Eigenstate-Selective Entangled Two-Photon Absorption in Monolayer WSe$_2$

TL;DR

This study demonstrates that the Bell-state phase of polarization-entangled photons controls the distribution of biexciton eigenstates in monolayer WSe$_2$, enabling phase-dependent selective excitation of quantum states.

Contribution

It reveals a novel phase-controlled mechanism for eigenstate selection in entangled two-photon absorption in 2D materials, distinct from classical polarization effects.

Findings

Bell-state phase controls biexciton eigenstate distribution.

Symmetric and antisymmetric Bell states selectively excite different eigenstates.

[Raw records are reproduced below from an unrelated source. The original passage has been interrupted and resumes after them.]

+    __nv_bfloat16* pack = reinterpret_cast<__nv_bfloat16*>(reinterpret_cast<uint8_t*>(ws) + HC_WS_PACK);
+    {
+        const long long dims[4] = {128, p.PWp / 16, PH, N};
+        const long long strides[3] = {128, (long long)p.PWp * 8, (long long)PH * p.PWp * 8};
+        const int box[4] = {128, p.PWp / 16, p.bh + 4, 1};
+        if (make_map(&p.mapX, pack, 4, dims, strides, box, 0)) return 1;
+    }
+    p.flip = flip;
     const int smem = hw_smem_bytes(p);
     static int attr_smem = 0;
     if (smem > attr_smem) {
@@ -1174,8 +1162,19 @@
     CUDA_OK(cudaMemsetAsync(part, 0, sizeof(float) * (size_t)nb * (nw + C), st));
     p.dwk = part;
     p.dbias = dbias ? part + nb * nw : nullptr;
-    hwgrad_kernel<<<nb, HW_THREADS, smem, st>>>(p);
-    LAUNCH_OK();
+    const dim3 pack_block(p.PWp, 256 / p.PWp);
+    const int pack_grid = (int)std::min<long long>(cdiv((long long)N * PH, pack_block.y), 148 * 16);
+    for (int plane = 0; plane < (stride == 2 ? 4 : 1); ++plane) {
+        p.kh0 = 0; p.nkh = 5;
+        if (stride == 2) {
+            p.plane = 1; p.ph = plane >> 1; p.pw = plane & 1;
+            p.kh0 = 1; p.nkh = p.ph ? 2 : 3;
+        }
+        hw_pack_kernel<<<pack_grid, pack_block, 0, st>>>(i0, i1, i2, nps, N, IH, IW, PH, PW, p.PWp, stride, p.ph, p.pw, pack);
+        LAUNCH_OK();
+        hwgrad_kernel<<<nb, HW_THREADS, smem, st>>>(p);
+        LAUNCH_OK();
+    }
     int rc = ordered_add(part, nb, nw, dwk, st);
     if (!rc && dbias) rc = ordered_add(part + nb * nw, nb, C, dbias, st);
     CUDA_OK(cudaFreeAsync(part, st));
@@ -1306,14 +1305,9 @@
     if (dbias && !accumulate) CUDA_OK(cudaMemsetAsync(dbias, 0, sizeof(float) * d->C, S(stream)));
     rc = 1;
     if (d->dtype == FMRI_BF16 && d->stride == 1 && fmri_tensor_path_available())
-        rc = hwgrad_run(dy, img0, img1, img2, n_per_src, d->N, d->H, d->W, d->C, dwk, dbias, 0, ws, S(stream));
-    else if (d->dtype == FMRI_BF16 && d->stride == 2 && !dbias && fmri_tensor_path_available()) {
-        for (int plane = 0; plane < 4; ++plane) {
-            rc = hwgrad_run(dy, img0, img1, img2, n_per_src, d->N, OH, OW, d->C, dwk, nullptr, 0, ws, S(stream), plane, d->H, d->W);
-            if (rc) break;
-        }
-        if (rc == 1) CUDA_OK(cudaMemsetAsync(dwk, 0, sizeof(float) * 75 * (size_t)d->C, S(stream)));
-    }
+        rc = hwgrad_run(dy, img0, img1, img2, n_per_src, d->N, d->H, d->W, d->C, dwk, dbias, 0, ws, S(stream), 1, d->H, d->W);
+    else if (d->dtype == FMRI_BF16 && d->stride == 2 && !dbias && fmri_tensor_path_available())
+        rc = hwgrad_run(dy, img0, img1, img2, n_per_src, d->N, OH, OW, d->C, dwk, nullptr, 0, ws, S(stream), 2, d->H, d->W);
     if (rc == 1)
         rc = d->C == 32 ? edge_wgrad_t<32>(d->dtype, dy, img0, img1, img2, n_per_src, dwk, dbias, d->N, OH, OW, d->H, d->W,
                                            d->stride, 1, S(stream))
@@ -1367,7 +1361,7 @@
     CUDA_OK(cudaMemsetAsync(dwk, 0, sizeof(float) * 75 * (size_t)d->C, S(stream)));
     rc = 1;
     if (d->dtype == FMRI_BF16 && fmri_tensor_path_available())
-        rc = hwgrad_run(x, dimg, dimg, dimg, d->N, d->N, d->H, d->W, d->C, dwk, nullptr, 1, ws, S(stream));
+        rc = hwgrad_run(x, dimg, dimg, dimg, d->N, d->N, d->H, d->W, d->C, dwk, nullptr, 1, ws, S(stream), 1, d->H, d->W);
     if (rc == 1)
         rc = d->C == 32 ? edge_wgrad_t<32>(d->dtype, x, dimg, dimg, dimg, d->N, dwk, nullptr, d->N, d->H, d->W, d->H, d->W,
                                            1, -1, S(stream))
diff --git a/thesis_fmri_reconstruction_b200/csrc/hconv_kernels.cuh b/thesis_fmri_reconstruction_b200/csrc/hconv_kernels.cuh
--- a/thesis_fmri_reconstruction_b200/csrc/hconv_kernels.cuh
+++ b/thesis_fmri_reconstruction_b200/csrc/hconv_kernels.cuh
@@ -298,26 +298,4 @@
     }
 }
 
-__global__ void img8_plane_pack_kernel(const float* __restrict__ s0, const float* __restrict__ s1, const float* __restrict__ s2,
-                                       int n_per_src, int N, int IH, int IW, int PH, int PW, int ph, int pw,
-                                       __nv_bfloat16* __restrict__ dst) {
-    const long long total = (long long)N * PH * PW;
-    for (long long i = blockIdx.x * (long long)blockDim.x + threadIdx.x; i < total; i += (long long)gridDim.x * blockDim.x) {
-        const int x = (int)(i % PW);
-        const int y = (int)((i / PW) % PH);
-        const int n = (int)(i / ((long long)PW * PH));
-        const int iy = 2 * y + ph, ix = 2 * x + pw;
-        uint32_t a = 0u, b = 0u;
-        if (iy < IH && ix < IW) {
-            const int si = n / n_per_src;
-            const float* img = (si == 0 ? s0 : (si == 1 ? s1 : s2)) + (long long)(n - si * n_per_src) * 3 * IH * IW +
-                               (long long)iy * IW + ix;
-            const long long HW = (long long)IH * IW;
-            a = pack_bf16x2(__ldg(img), __ldg(img + HW));
-            b = pack_bf16x2(__ldg(img + 2 * HW), 0.f);
-        }
-        *reinterpret_cast<uint4*>(dst + i * 8) = make_uint4(a, b, 0u, 0u);
-    }
-}
-
-}
+}
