+extern "C" int dclip_bn_bwd_levels(int dt, const void* dy, const void* x, int64_t rows, int L, int C, int64_t ld,
+                                   const float* const* w, const float* const* b, const float* mean, const float* rstd,
+                                   float* ws, void* dx, float* dw, float* db, int relu, const float* gscale,
+                                   void* stream) {
+    DCLIP_HOST_CHECK(dt == DCLIP_BF16 || dt == DCLIP_F16, "dclip_bn_bwd_levels: dtype must be bf16/f16");
+    DCLIP_HOST_CHECK(bn_shape_ok(rows, C, ld) && bn_levels_ok(L, C, ld),
+                     "dclip_bn_bwd_levels: need rows > 0, C %% 8 == 0, C <= 2048, 1 <= L <= %d, ld >= L * C, "
+                     "ld %% 8 == 0 (L = %d, C = %d)", BN_LEVELS_MAX, L, C);
+    DCLIP_HOST_CHECK(((uintptr_t)dy % 16) == 0 && ((uintptr_t)x % 16) == 0 && ((uintptr_t)dx % 16) == 0,
+                     "dclip_bn_bwd_levels: unaligned buffers");
+    DCLIP_HOST_CHECK(w && b, "dclip_bn_bwd_levels: the pointer tables are required (their entries may be NULL)");
+    hipStream_t st = (hipStream_t)stream;
+    const int64_t stride = dclip_bn_workspace(rows, C);
+    if (dclip_option(DCLIP_OPT_BN_LEVELS) == 1) {
+        for (int l = 0; l < L; ++l) {
+            const size_t off = (size_t)l * C * 2;
+            if (bn_bwd_run(dt, (const char*)dy + off, (const char*)x + off, rows, 1, C, ld, mean + l * C, rstd + l * C,
+                           ws + l * stride, (char*)dx + off, dw ? dw + l * C : nullptr, db ? db + l * C : nullptr, relu,
+                           gscale, bn_one_level(w[l], b[l], nullptr, nullptr, nullptr), st) != 0)
+                return -1;
+        }
+        return 0;
+    }
+    BnLevels lv = {};
+    for (int l = 0; l < L; ++l) {
+        lv.w[l] = w[l];
+        lv.b[l] = b[l];
+    }
+    lv.ws_stride = stride;
+    return bn_bwd_run(dt, dy, x, rows, L, C, ld, mean, rstd, ws, dx, dw, db, relu, gscale, lv, st);
+}
diff --git a/denseclip_vit_multimodal_amd/csrc/torch_ops.cpp b/denseclip_vit_multimodal_amd/csrc/torch_ops.cpp
--- a/denseclip_vit_multimodal_amd/csrc/torch_ops.cpp
+++ b/denseclip_vit_multimodal_amd/csrc/torch_ops.cpp
@@ -699,6 +699,64 @@
                                        const c10::optional<Tensor>& b, const Tensor& mean, const Tensor& rstd, bool relu,
                                        bool want_w, bool want_b, Tensor& dx, const c10::optional<Tensor>& scale) {
     return bn_bwd_into(dy, x, w, b, mean, rstd, relu, want_w, want_b, dx, scale);
+}
+
+template <typename P>
+std::vector<P*> level_ptrs(at::TensorList ts, size_t L, int64_t C, at::ScalarType st, const char* what) {
+    TORCH_CHECK(ts.size() == L, "dclip_neck: ", what, " needs one tensor per level");
+    std::vector<P*> p(L);
+    for (size_t l = 0; l < L; ++l) {
+        TORCH_CHECK(ts[l].is_cuda() && ts[l].is_contiguous() && ts[l].scalar_type() == st &&
+                        ts[l].numel() == (st == at::kLong ? 1 : C),
+                    "dclip_neck: ", what, "[", l, "] must be a contiguous GPU tensor of the level's size");
+        p[l] = (P*)ts[l].data_ptr();
+    }
+    return p;
+}
+
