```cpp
struct ClockRelayLook {
    bool first = true;
    bool relay_auto = false;
    bool relay_force = false, no_handoff = false, relay_long = false;
    int relay_enq = 0, G = 0, relay_budget = 0;
};
enum ClockRelayVerdict {
    CLK_RELAY_TAKE,
    CLK_RELAY_TO_CLOSURE,
    CLK_RELAY_FOUR_MORE,
    CLK_RELAY_NO_SIGNAL,
    CLK_RELAY_CONTINUE,
};
struct ClockRelayStep {
    ClockRelayVerdict verdict;
    bool relay_auto; int relay_budget;
    bool snr_seen; float snr2;
};
inline ClockRelayStep clock_relay_look(const ClockKnobs &k, const int *ctl, const ClockRelayLook &c)
{
    ClockRelayStep r{CLK_RELAY_TAKE, c.relay_auto, c.relay_budget, false, 0.f};
    const bool closed = ctl[CLK_CTL_RELAY_CLOSED] != 0;
    if (c.first && k.exact == 0 && !c.relay_auto && !closed) {
        float shift_sq = clock_ctl_float(ctl, CLK_CTL_RELAY_SHIFT_SQ);
        const float snr2 = clock_ctl_float(ctl, CLK_CTL_SNR2);
        r.snr_seen = true; r.snr2 = snr2;
        const bool signal = snr2 >= k.auto_snr_floor;
        bool to_closure = signal && ((c.relay_force && !c.no_handoff) || !(snr2 >= k.auto_snr));
        if (!signal || to_closure || c.relay_long || c.no_handoff) shift_sq = 0.0f;
        if (c.no_handoff && signal && !to_closure && !(clock_ctl_float(ctl, CLK_CTL_RELAY_MOVE_MAX) < 0.25f * k.sps)) to_closure = true;
        if (to_closure) { r.verdict = CLK_RELAY_TO_CLOSURE; r.relay_auto = true; r.relay_budget = 0; return r; }
        if (!(shift_sq <= k.auto_shift * k.auto_shift) && c.relay_enq < c.G + 1) {
            r.verdict = CLK_RELAY_FOUR_MORE; r.relay_auto = true; r.relay_budget = c.relay_enq + 4;
            return r;
        }
    }
    if (closed || c.relay_enq >= clock_relay_limit(c.G, c.relay_budget)) return r;
    if (c.relay_auto && k.exact != 1 && !(clock_ctl_float(ctl, CLK_CTL_SNR2) >= k.auto_snr_floor)) { r.verdict = CLK_RELAY_NO_SIGNAL; return r; }
    r.verdict = CLK_RELAY_CONTINUE;
    return r;
}

enum ClockOvVerdict { CLK_OV_TAKE, CLK_OV_FALLBACK, CLK_OV_FALLBACK_TO_CLOSURE, CLK_OV_WATCHDOG };
inline ClockOvVerdict clock_overlap_look(const ClockKnobs &k, const int *ctl)
{
    if (ctl[CLK_CTL_STUCK]) return CLK_OV_WATCHDOG;
    const float snr2 = clock_ctl_float(ctl, CLK_CTL_SNR2);
    const bool signal = snr2 >= k.auto_snr_floor;
    if ((signal && !(snr2 >= k.auto_snr)) || ctl[CLK_CTL_OV_BAD_JOINTS] > 0) return signal ? CLK_OV_FALLBACK_TO_CLOSURE : CLK_OV_FALLBACK;
    return CLK_OV_TAKE;
}

inline int clock_next_relay_batch(int relay_passes)
{
    const int want = relay_passes + relay_passes / 4 + 8;
    return want < 32 ? 32 : (want > 4096 ? 4096 : want);
}
inline int clock_next_batch(int passes, bool relay)
{
    const int want = passes + 1;
    const int least = relay && passes <= 2 ? 3 : 5;
    return want < least ? least : (want > 32 ? 32 : want);
}

}
```

xritdemod_amd/csrc/kernels.h:

```cpp
#pragma once

#include <functional>

#include "common.h"
#include "framer_host.h"
#include "lock_host.h"
#include "clock_jobs.h"
#include "clock_plan.h"
#include "loop_core.h"
#include "taps.h"
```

Phase-scan visibility exceeds 0.97 at 4 K with broadband SPDC.

Abstract

We show that the Bell-state phase of a polarization-entangled photon pair controls the biexciton eigenstate distribution produced by entangled two-photon absorption (ETPA) in monolayer WSe$_2$. In a frequency-nondegenerate ladder scheme, two independent valley pathways ($K$ and $K'$) share no intermediate state, so the biphoton phase sets the relative amplitude between them. Within the valley-symmetric limit this phase factorizes from the material response, and the resulting selection rule partitions the excitation among biexciton eigenstates according to the Bell-state phase $\varphi$. The symmetric Bell state ($\varphi = 0$) selectively drives bright eigenstates, while the antisymmetric state ($\varphi = \pi$) drives the exchange-dark eigenstate. No classical polarization source reproduces this $\varphi$-dependent eigenstate distribution. Including valley dephasing and intervalley scattering at 4~K, the phase-scan visibility exceeds $0.97$ for broadband SPDC ($T_e \sim 100$~fs) with high source purity.